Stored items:
+++

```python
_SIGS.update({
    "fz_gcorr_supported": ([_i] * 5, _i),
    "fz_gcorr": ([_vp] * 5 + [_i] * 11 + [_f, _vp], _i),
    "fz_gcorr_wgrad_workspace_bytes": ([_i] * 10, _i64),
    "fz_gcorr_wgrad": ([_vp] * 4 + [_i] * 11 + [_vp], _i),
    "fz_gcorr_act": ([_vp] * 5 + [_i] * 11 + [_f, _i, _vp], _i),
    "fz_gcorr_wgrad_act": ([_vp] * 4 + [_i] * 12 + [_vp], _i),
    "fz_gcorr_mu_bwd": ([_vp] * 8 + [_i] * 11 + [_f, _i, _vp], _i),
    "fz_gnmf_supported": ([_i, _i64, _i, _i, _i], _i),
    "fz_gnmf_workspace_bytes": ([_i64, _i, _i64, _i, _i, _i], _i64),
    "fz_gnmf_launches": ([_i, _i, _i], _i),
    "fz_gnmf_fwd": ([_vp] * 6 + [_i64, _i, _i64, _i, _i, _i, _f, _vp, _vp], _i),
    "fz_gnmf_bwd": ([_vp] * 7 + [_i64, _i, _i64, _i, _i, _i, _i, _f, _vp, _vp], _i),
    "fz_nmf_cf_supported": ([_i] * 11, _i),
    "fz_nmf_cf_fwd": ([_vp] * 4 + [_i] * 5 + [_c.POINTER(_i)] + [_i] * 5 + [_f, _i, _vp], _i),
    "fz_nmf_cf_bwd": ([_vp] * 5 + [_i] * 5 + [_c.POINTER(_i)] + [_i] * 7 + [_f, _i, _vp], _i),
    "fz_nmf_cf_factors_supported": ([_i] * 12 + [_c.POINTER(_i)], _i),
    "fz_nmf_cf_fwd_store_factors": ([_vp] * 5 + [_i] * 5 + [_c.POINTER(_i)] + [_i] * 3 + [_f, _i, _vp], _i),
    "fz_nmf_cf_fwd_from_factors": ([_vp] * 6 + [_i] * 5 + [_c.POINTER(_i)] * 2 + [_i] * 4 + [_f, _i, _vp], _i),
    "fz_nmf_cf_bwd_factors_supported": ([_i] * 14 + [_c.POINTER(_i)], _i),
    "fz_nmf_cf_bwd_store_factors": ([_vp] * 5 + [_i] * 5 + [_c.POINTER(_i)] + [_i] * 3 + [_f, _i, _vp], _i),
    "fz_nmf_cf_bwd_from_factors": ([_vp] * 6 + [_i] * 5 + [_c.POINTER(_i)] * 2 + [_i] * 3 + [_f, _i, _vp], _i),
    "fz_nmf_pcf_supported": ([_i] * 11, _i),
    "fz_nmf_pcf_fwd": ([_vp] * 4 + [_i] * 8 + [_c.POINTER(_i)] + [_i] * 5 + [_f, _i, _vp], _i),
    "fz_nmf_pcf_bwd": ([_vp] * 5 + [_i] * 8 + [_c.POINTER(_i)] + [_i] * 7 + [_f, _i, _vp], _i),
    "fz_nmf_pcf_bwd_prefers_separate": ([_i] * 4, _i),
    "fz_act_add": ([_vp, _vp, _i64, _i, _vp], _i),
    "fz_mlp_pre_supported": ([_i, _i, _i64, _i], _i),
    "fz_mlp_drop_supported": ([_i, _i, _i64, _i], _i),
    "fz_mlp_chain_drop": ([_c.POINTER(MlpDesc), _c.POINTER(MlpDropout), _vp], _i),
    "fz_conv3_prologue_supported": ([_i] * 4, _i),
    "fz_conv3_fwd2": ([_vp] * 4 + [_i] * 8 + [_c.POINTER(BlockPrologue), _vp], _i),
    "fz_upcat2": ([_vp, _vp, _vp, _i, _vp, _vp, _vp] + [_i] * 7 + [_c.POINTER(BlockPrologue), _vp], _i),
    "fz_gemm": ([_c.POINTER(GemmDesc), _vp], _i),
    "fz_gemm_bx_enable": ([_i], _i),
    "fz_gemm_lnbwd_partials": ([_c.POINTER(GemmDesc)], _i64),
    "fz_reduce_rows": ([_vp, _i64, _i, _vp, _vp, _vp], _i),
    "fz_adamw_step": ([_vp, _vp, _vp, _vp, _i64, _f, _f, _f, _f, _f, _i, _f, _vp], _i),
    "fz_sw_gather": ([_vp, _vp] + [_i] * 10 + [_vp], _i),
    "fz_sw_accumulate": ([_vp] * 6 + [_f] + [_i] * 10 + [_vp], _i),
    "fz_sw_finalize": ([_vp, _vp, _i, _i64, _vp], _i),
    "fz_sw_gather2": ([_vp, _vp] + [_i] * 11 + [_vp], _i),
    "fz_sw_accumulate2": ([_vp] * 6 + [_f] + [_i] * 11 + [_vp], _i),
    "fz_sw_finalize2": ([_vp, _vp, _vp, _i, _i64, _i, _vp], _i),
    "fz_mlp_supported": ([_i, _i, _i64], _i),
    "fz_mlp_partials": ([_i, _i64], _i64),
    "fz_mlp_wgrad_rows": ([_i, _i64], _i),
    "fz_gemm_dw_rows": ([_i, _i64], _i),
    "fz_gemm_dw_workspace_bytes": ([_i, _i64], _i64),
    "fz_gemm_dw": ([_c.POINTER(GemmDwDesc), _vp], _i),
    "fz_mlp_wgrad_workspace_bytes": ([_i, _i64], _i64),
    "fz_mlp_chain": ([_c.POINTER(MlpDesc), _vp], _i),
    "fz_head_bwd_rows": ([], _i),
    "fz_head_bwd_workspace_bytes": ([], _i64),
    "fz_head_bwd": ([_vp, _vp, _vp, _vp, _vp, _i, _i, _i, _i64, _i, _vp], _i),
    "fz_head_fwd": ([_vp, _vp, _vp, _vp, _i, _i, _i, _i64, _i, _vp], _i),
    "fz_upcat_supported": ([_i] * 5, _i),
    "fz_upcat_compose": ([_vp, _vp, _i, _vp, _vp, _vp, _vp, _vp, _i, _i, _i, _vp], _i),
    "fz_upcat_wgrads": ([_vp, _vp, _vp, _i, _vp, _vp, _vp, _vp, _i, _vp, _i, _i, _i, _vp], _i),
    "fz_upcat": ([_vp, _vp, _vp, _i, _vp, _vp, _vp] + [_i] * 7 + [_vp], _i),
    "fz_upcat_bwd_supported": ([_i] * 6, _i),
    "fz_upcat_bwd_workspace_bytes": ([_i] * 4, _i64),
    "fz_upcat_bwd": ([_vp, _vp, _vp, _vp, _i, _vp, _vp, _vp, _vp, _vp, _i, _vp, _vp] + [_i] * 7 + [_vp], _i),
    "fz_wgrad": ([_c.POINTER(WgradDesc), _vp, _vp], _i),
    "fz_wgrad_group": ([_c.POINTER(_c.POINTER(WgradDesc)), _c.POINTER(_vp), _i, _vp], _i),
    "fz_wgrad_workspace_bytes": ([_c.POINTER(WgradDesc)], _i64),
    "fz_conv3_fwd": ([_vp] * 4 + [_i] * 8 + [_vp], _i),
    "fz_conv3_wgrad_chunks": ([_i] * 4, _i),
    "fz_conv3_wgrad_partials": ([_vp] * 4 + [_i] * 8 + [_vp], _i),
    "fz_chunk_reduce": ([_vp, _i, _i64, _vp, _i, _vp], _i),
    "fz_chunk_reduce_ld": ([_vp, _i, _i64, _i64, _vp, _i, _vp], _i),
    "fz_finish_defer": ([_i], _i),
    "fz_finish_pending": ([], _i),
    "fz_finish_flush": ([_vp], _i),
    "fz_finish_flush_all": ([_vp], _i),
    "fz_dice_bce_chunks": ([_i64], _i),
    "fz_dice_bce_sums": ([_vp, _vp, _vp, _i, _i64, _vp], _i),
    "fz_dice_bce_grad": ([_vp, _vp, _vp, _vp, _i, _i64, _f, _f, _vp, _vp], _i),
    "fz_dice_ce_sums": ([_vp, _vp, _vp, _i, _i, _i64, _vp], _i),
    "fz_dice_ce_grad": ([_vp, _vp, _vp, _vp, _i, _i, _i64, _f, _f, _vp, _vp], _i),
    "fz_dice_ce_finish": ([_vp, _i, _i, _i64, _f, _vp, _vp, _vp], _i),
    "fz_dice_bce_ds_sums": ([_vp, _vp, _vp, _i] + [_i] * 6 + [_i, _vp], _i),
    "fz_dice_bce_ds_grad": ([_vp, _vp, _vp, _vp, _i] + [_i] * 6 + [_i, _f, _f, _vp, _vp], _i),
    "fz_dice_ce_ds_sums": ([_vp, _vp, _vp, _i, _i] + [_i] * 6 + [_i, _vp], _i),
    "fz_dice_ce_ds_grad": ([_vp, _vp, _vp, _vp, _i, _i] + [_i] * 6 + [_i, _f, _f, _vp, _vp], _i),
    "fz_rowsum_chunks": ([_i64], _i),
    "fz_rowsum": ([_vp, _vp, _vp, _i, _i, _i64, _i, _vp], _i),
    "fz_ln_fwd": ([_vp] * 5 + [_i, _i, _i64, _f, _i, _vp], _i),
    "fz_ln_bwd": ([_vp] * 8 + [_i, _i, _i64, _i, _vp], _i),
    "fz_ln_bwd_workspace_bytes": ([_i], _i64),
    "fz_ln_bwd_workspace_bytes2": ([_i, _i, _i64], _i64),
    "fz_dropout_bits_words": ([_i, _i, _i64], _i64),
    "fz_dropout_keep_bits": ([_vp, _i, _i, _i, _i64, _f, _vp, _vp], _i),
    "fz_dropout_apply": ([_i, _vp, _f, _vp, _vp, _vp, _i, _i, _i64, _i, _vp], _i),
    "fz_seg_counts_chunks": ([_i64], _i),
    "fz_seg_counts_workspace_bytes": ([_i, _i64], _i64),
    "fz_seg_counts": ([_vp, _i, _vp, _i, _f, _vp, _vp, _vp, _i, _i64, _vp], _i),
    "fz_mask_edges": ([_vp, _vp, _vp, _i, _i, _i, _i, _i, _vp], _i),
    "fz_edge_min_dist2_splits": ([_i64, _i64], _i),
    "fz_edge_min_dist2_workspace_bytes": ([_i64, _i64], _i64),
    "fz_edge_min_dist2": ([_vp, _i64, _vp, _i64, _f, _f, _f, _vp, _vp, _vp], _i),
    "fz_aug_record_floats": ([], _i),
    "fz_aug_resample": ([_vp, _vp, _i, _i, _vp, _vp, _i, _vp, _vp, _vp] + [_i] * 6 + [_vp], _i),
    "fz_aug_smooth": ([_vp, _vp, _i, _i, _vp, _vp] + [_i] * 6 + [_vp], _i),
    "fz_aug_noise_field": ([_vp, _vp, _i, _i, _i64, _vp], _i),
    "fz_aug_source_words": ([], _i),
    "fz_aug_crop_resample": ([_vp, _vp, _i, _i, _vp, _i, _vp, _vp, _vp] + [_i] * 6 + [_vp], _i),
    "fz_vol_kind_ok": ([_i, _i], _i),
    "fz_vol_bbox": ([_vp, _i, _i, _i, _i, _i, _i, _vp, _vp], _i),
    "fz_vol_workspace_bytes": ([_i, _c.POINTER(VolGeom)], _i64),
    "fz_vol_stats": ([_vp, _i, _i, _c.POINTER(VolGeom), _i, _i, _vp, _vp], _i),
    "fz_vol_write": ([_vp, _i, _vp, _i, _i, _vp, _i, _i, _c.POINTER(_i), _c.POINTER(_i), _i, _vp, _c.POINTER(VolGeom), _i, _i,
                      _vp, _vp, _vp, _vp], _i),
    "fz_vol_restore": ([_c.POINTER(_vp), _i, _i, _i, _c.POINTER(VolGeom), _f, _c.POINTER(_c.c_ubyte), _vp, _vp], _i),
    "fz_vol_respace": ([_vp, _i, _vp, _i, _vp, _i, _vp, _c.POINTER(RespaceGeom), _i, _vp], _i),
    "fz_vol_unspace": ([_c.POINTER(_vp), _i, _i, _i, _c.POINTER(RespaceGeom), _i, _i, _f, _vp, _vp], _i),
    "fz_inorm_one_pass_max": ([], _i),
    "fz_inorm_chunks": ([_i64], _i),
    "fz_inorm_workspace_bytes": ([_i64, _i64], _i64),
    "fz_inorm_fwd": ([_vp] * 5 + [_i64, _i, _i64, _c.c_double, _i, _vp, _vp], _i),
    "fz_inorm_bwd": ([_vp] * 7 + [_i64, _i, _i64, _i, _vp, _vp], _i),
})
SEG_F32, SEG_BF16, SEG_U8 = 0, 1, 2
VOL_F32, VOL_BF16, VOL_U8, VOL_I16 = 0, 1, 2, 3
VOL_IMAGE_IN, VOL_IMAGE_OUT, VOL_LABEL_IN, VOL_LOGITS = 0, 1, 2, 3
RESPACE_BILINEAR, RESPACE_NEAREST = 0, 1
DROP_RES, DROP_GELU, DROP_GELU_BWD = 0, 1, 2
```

+++

▸ **WHAT YOU NEED TO DO**: Go through the data line by line and say how many lines contain "BlockPrologue". Give the number alone.

▸ **RESPONSE AREA**: 2